What are “As Built” Drawings & How to Make Them
As-built drawings are an essential part of every construction project. The main purpose an as-built drawing serves is to replicate how the contractor built the project and identify what changes were made throughout the course of constructing the project. The final sets of as-built drawings hold important information; such as shop drawing changes, design changes, field changes, approved and disapproved changes during construction, and any minor or major modification to the final resulting project.
As you can imagine, any construction project goes through many changes and modifications before reaching completion, no matter how minor these modifications are, recording as-built drawings visualizes the changes being made and how it will affect the remainder of the project.
What is an “as-built” drawing?
By definition, an as-built drawing is a revised set of drawings submitted by a contractor upon completion of a construction project. As-built drawings show the dimensions, geometry, and location of all components of the project. These 2D floor plans commonly include details such as walls, doors, windows, and plumbing fixtures. One of the main purposes of an as-built drawing is to be able to document any changes made during construction of the project that strays away from the original design.
These drawings are typically composed by architects and designers, they are the ones to create the drawings because they have the most training and talent in doing so; however, they are not always on site to see the work being done first hand, meaning they can sometimes be liable for inaccuracies in the completion of the project.
Recording an as-built drawing:
Because as-built drawings contain important information, it is crucial that every construction site has at least one set of completed set of as-built drawing available at all times. When handling as-built drawings, whether you are on or off the construction site, keep in mind these few factors:
Always record exact details of changes or additions to previous information, some example of this would be sizing, materials used, dimension measurements, or installation. If any of these details change throughout the course of construction, be sure not to remove them from the as-built documentation. Crossing out old details and writing updated information is the best way to document changes being made, this way anyone can look back at as-built drawings and see exactly what details were made and where the changes stemmed from.
It is also important that your as-built drawings include:
– written explanations to describe modifications being made
– written dates in the corner of all as-built drawing sheets
– clear and concise handwriting
– using the same scale when adding to as-built drawings or recreating as-built drawings on different sheets
– primary colors, if applicable, to color code when items are added, deleted, or important changes.
As we move further away from paper documentation and digital platforms begin to take their place, mobile applications offer substitutions for just about anything. With eSUB’s virtual documentation platform built specifically for simplifying construction jobs, it becomes much easier to create and edit an as-built drawing on any mobile device.

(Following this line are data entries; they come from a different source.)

Result: faster. 212,100, median of 6 (+2.7%).

```diff
diff --git a/urh_b200/csrc/dense_f32.cuh b/urh_b200/csrc/dense_f32.cuh
--- a/urh_b200/csrc/dense_f32.cuh
+++ b/urh_b200/csrc/dense_f32.cuh
@@ -44,32 +44,13 @@
 template <> struct UrhVec2<double> { typedef double2 type; };
 
 template <typename SRC, typename T>
-__global__ void __launch_bounds__(URH_WARPS_PER_BLOCK * 32)
-k_dense_f32(const T* __restrict__ x, int64_t n, int vec_in, const __grid_constant__ UrhClassify cls, int tol,
-            UrhTileSummary* __restrict__ tiles, uint32_t* __restrict__ staging, int stage_cap,
-            int16_t* __restrict__ init_cls, int cls_of_zero, const float* __restrict__ d_thr0 = nullptr,
-            const UrhTileStats* __restrict__ tile_stats = nullptr, const UrhSpec spec = UrhSpec{}) {
-    const float thr0 = d_thr0 ? *d_thr0 : cls.thr[0];
-    if (d_thr0) cls_of_zero = (0.0f <= thr0) ? 0 : 1;
-    const int lane = threadIdx.x & 31;
-    const int64_t tile = (int64_t)blockIdx.x * URH_WARPS_PER_BLOCK + (threadIdx.x >> 5);
+__device__ __forceinline__ void dense_f32_tile(const T* __restrict__ x, int64_t n, int vec_in, const UrhClassify& cls, int tol,
+                                               UrhTileSummary* __restrict__ tiles, uint32_t* __restrict__ staging, int stage_cap,
+                                               int16_t* __restrict__ init_cls, int cls_of_zero, float thr0,
+                                               const UrhTileStats* __restrict__ tile_stats, int64_t tile, int lane) {
     const int64_t tile_start = tile * URH_TILE;
-    if (tile_start >= n) return;
     const int tile_len = (int)((n - tile_start) < URH_TILE ? (n - tile_start) : URH_TILE);
     const int iters = (tile_len + 63) >> 6;
-    if (tile_stats && tile_stats[tile].all_noise) {
-        if (lane == 0) {
-            UrhTileSummary s;
-            s.first_cls = -1; s.last_cls = -1; s.head_len = tile_len; s.tail_len = tile_len; s.ncand = 0;
-            tiles[tile] = s;
-            if (tile_start == 0 && init_cls) *init_cls = (int16_t)-1;
-        }
-        return;
-    }
-    if (tile >= spec.lo && tile < spec.hi) {
-        if (spec.margin[tile] > fabsf(__fsub_rn(thr0, *spec.tg))) return;
-        if (lane == 0) atomicAdd(spec.redone, 1u);
-    }
     UrhRunTracker rt;
     rt.init(tol, staging + tile * (int64_t)stage_cap);
     if (vec_in && tile_len == URH_TILE) {
@@ -153,3 +134,76 @@
     }
     rt.finish(tile_len, tiles + tile, lane);
 }
+
+__device__ __forceinline__ void dense_noise_tile(int64_t n, UrhTileSummary* __restrict__ tiles, int16_t* __restrict__ init_cls, int64_t tile) {
+    const int64_t tile_start = tile * URH_TILE;
+    const int tile_len = (int)((n - tile_start) < URH_TILE ? (n - tile_start) : URH_TILE);
+    UrhTileSummary s;
+    s.first_cls = -1; s.last_cls = -1; s.head_len = tile_len; s.tail_len = tile_len; s.ncand = 0;
+    tiles[tile] = s;
+    if (tile_start == 0 && init_cls) *init_cls = (int16_t)-1;
+}
+
+template <typename SRC, typename T>
+__global__ void __launch_bounds__(URH_WARPS_PER_BLOCK * 32)
+k_dense_f32(const T* __restrict__ x, int64_t n, int vec_in, const __grid_constant__ UrhClassify cls, int tol,
+            UrhTileSummary* __restrict__ tiles, uint32_t* __restrict__ staging, int stage_cap,
+            int16_t* __restrict__ init_cls, int cls_of_zero, const float* __restrict__ d_thr0 = nullptr) {
+    const float thr0 = d_thr0 ? *d_thr0 : cls.thr[0];
+    if (d_thr0) cls_of_zero = (0.0f <= thr0) ? 0 : 1;
+    const int64_t tile = (int64_t)blockIdx.x * URH_WARPS_PER_BLOCK + (threadIdx.x >> 5);
+    if (tile * URH_TILE >= n) return;
+    dense_f32_tile<SRC, T>(x, n, vec_in, cls, tol, tiles, staging, stage_cap, init_cls, cls_of_zero, thr0, nullptr, tile, threadIdx.x & 31);
+}
+
+template <typename SRC, typename T>
+__global__ void __launch_bounds__(URH_WARPS_PER_BLOCK * 32)
+k_dense_f32_sparse(const T* __restrict__ x, int64_t n, int vec_in, const __grid_constant__ UrhClassify cls, int tol,
+                   UrhTileSummary* __restrict__ tiles, uint32_t* __restrict__ staging, int stage_cap,
+                   int16_t* __restrict__ init_cls, int cls_of_zero, const float* __restrict__ d_thr0,
+                   const UrhTileStats* __restrict__ tile_stats, const UrhSpec spec) {
+    const float thr0 = d_thr0 ? *d_thr0 : cls.thr[0];
+    if (d_thr0) cls_of_zero = (0.0f <= thr0) ? 0 : 1;
+    const int lane = threadIdx.x & 31;
+    const int64_t ntiles = (n + URH_TILE - 1) / URH_TILE;
+    const int64_t nwarps = (int64_t)gridDim.x * URH_WARPS_PER_BLOCK;
+    const float gap = spec.lo < spec.hi ? fabsf(__fsub_rn(thr0, *spec.tg)) : 0.0f;
+    for (int64_t g = ((int64_t)blockIdx.x * URH_WARPS_PER_BLOCK + (threadIdx.x >> 5)) * 32; g < ntiles; g += nwarps * 32) {
+        const int64_t tile = g + lane;
+        bool todo = false, redo = false;
+        if (tile < ntiles) {
+            if (tile_stats && tile_stats[tile].all_noise) {
+                dense_noise_tile(n, tiles, init_cls, tile);
+            } else if (tile >= spec.lo && tile < spec.hi) {
+                redo = !(spec.margin[tile] > gap);
+                todo = redo;
+            } else {
+                todo = true;
+            }
+        }
+        unsigned m = __ballot_sync(URH_FULL_MASK, todo);
+        const unsigned r = __ballot_sync(URH_FULL_MASK, redo);
+        if (r && lane == 0) atomicAdd(spec.redone, (unsigned)__popc(r));
+        while (m) {
+            const int k = __ffs(m) - 1;
+            m &= m - 1;
+            dense_f32_tile<SRC, T>(x, n, vec_in, cls, tol, tiles, staging, stage_cap, init_cls, cls_of_zero, thr0, tile_stats, g + k, lane);
+        }
+    }
+}
+
+template <typename SRC, typename T>
+static inline int launch_dense_qad(urh_ctx* ctx, const T* x, int64_t n, int vec_in, const UrhClassify& cls, int tol, UrhTileSummary* tiles,
+                                    uint32_t* staging, int stage_cap, int16_t* init_cls, int cls_of_zero, const float* d_thr0 = nullptr,
+                                    const UrhTileStats* tile_stats = nullptr, const UrhSpec& spec = UrhSpec{}) {
+    const int64_t ntiles = urh_div_up(n, URH_TILE);
+    if (!tile_stats && spec.lo >= spec.hi) {
+        URH_LAUNCH(ctx, (k_dense_f32<SRC, T>), (unsigned)urh_div_up(ntiles, URH_WARPS_PER_BLOCK), URH_WARPS_PER_BLOCK * 32, 0, x, n, vec_in,
+                   cls, tol, tiles, staging, stage_cap, init_cls, cls_of_zero, d_thr0);
+        return URH_OK;
+    }
+    const int64_t want = urh_div_up(ntiles, 32 * URH_WARPS_PER_BLOCK), most = (int64_t)ctx->sm_count * 8;
+    URH_LAUNCH(ctx, (k_dense_f32_sparse<SRC, T>), (unsigned)(want < most ? want : most), URH_WARPS_PER_BLOCK * 32, 0, x, n, vec_in, cls, tol,
+               tiles, staging, stage_cap, init_cls, cls_of_zero, d_thr0, tile_stats, spec);
+    return URH_OK;
+}
diff --git a/urh_b200/csrc/digitize.cu b/urh_b200/csrc/digitize.cu
--- a/urh_b200/csrc/digitize.cu
+++ b/urh_b200/csrc/digitize.cu
@@ -861,17 +861,14 @@
 static int stream_dense_qad(urh_ctx* ctx, const float* x, int64_t s0, int64_t s1, const UrhClassify& cls, StreamDigitizer& dz,
                             const float* d_thr0 = nullptr, const UrhTileStats* ts = nullptr) {
     const int64_t nc = s1 - s0;
-    const unsigned grid = (unsigned)urh_div_up(urh_div_up(nc, URH_TILE), URH_WARPS_PER_BLOCK);
     const int vec_in = (((uintptr_t)x % 8) == 0) ? 1 : 0;
     int16_t* init = s0 == 0 ? dz.d_init : nullptr;
     const int c0 = d_thr0 ? 0 : host_classify(0.0f, cls);
     const UrhTileStats* tsc = ts ? ts + s0 / URH_TILE : nullptr;
     if (cls.order == 2)
-        URH_LAUNCH(ctx, (k_dense_f32<SrcQad2, float>), grid, URH_WARPS_PER_BLOCK * 32, 0, x, nc, vec_in, cls, dz.tol, dz.tiles, dz.staging,
-                   dz.cap, init, c0, d_thr0, tsc);
+        URH_CHECK((launch_dense_qad<SrcQad2, float>(ctx, x, nc, vec_in, cls, dz.tol, dz.tiles, dz.staging, dz.cap, init, c0, d_thr0, tsc)));
     else
-        URH_LAUNCH(ctx, (k_dense_f32<SrcQad, float>), grid, URH_WARPS_PER_BLOCK * 32, 0, x, nc, vec_in, cls, dz.tol, dz.tiles, dz.staging,
-                   dz.cap, init, c0, d_thr0, tsc);
+        URH_CHECK((launch_dense_qad<SrcQad, float>(ctx, x, nc, vec_in, cls, dz.tol, dz.tiles, dz.staging, dz.cap, init, c0, d_thr0, tsc)));
     return URH_OK;
 }
 
@@ -1055,8 +1052,8 @@
     } else {
         URH_CUDA(ctx, cudaMemsetAsync(d_init, 0, 16, ctx->stream));
         const int vec_in = (((uintptr_t)d_qad_out % 8) == 0) ? 1 : 0;
-        URH_LAUNCH(ctx, (k_dense_f32<SrcQad2, float>), (unsigned)urh_div_up(ntiles, URH_WARPS_PER_BLOCK), URH_WARPS_PER_BLOCK * 32, 0,
-                   (const float*)d_qad_out, n, vec_in, cls, tol, tiles, staging, cap, d_init, 0, d_centerf, (const UrhTileStats*)ts, spec);
+        URH_CHECK((launch_dense_qad<SrcQad2, float>(ctx, (const float*)d_qad_out, n, vec_in, cls, tol, tiles, staging, cap, d_init, 0, d_centerf,
+                                                    (const UrhTileStats*)ts, spec)));
         URH_CUDA(ctx, cudaMemcpyAsync(ctx->h_mail + 40, d_center, sizeof(double), cudaMemcpyDeviceToHost, ctx->stream));
         URH_CUDA(ctx, cudaMemcpyAsync(ctx->h_mail + 41, d_state, sizeof(int), cudaMemcpyDeviceToHost, ctx->stream));
         URH_CHECK(urh_center_plan_certify_stats(ctx, plan, ctx->h_mail + 42));
diff --git a/urh_b200/csrc/finish.cu b/urh_b200/csrc/finish.cu
--- a/urh_b200/csrc/finish.cu
+++ b/urh_b200/csrc/finish.cu
@@ -31,6 +31,99 @@
         return r;
     }
 };
+
+struct __align__(16) TileCands {
+    int32_t ncand;
+    uint32_t first;
+    int16_t last_cls;
+    int16_t inner;
+    int16_t inner_last;
+    int16_t head_cls;
+};
+
+__device__ __forceinline__ int cand_cls(uint32_t v) { return (int)(v & 0xffffu) - 1; }
+
+__device__ __forceinline__ int tile_firings(const TileCands& tc, int32_t rel, int prev, int* last_rel, int* cls_after) {
+    int fired = 0, last = -1;
+    if (rel >= 0) {
+        if (tc.head_cls != prev) { fired++; last = rel; }
+        prev = tc.head_cls;
+    }
+    if (tc.ncand > 0) {
+        if (cand_cls(tc.first) != prev) { fired++; last = (int)(tc.first >> 16); }
+        fired += tc.inner;
+        if (tc.inner_last >= 0) last = tc.inner_last;
+        prev = tc.last_cls;
+    }
+    *last_rel = last;
+    *cls_after = prev;
+    return fired;
+}
+
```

Many construction projects can take over a year to complete, every time an updated revision is made by the architect and sent to the construction site, labor workers must replace hundreds of pages with the updated versions; sometimes this could even require having to hand transfer any notes made on old drawings. This process is tedious and time-consuming, especially if it happens multiple times throughout a single project. Turning over your documentation and drawings to a digital platform can eliminate these hassles, and improve the efficiency of your construction project completion.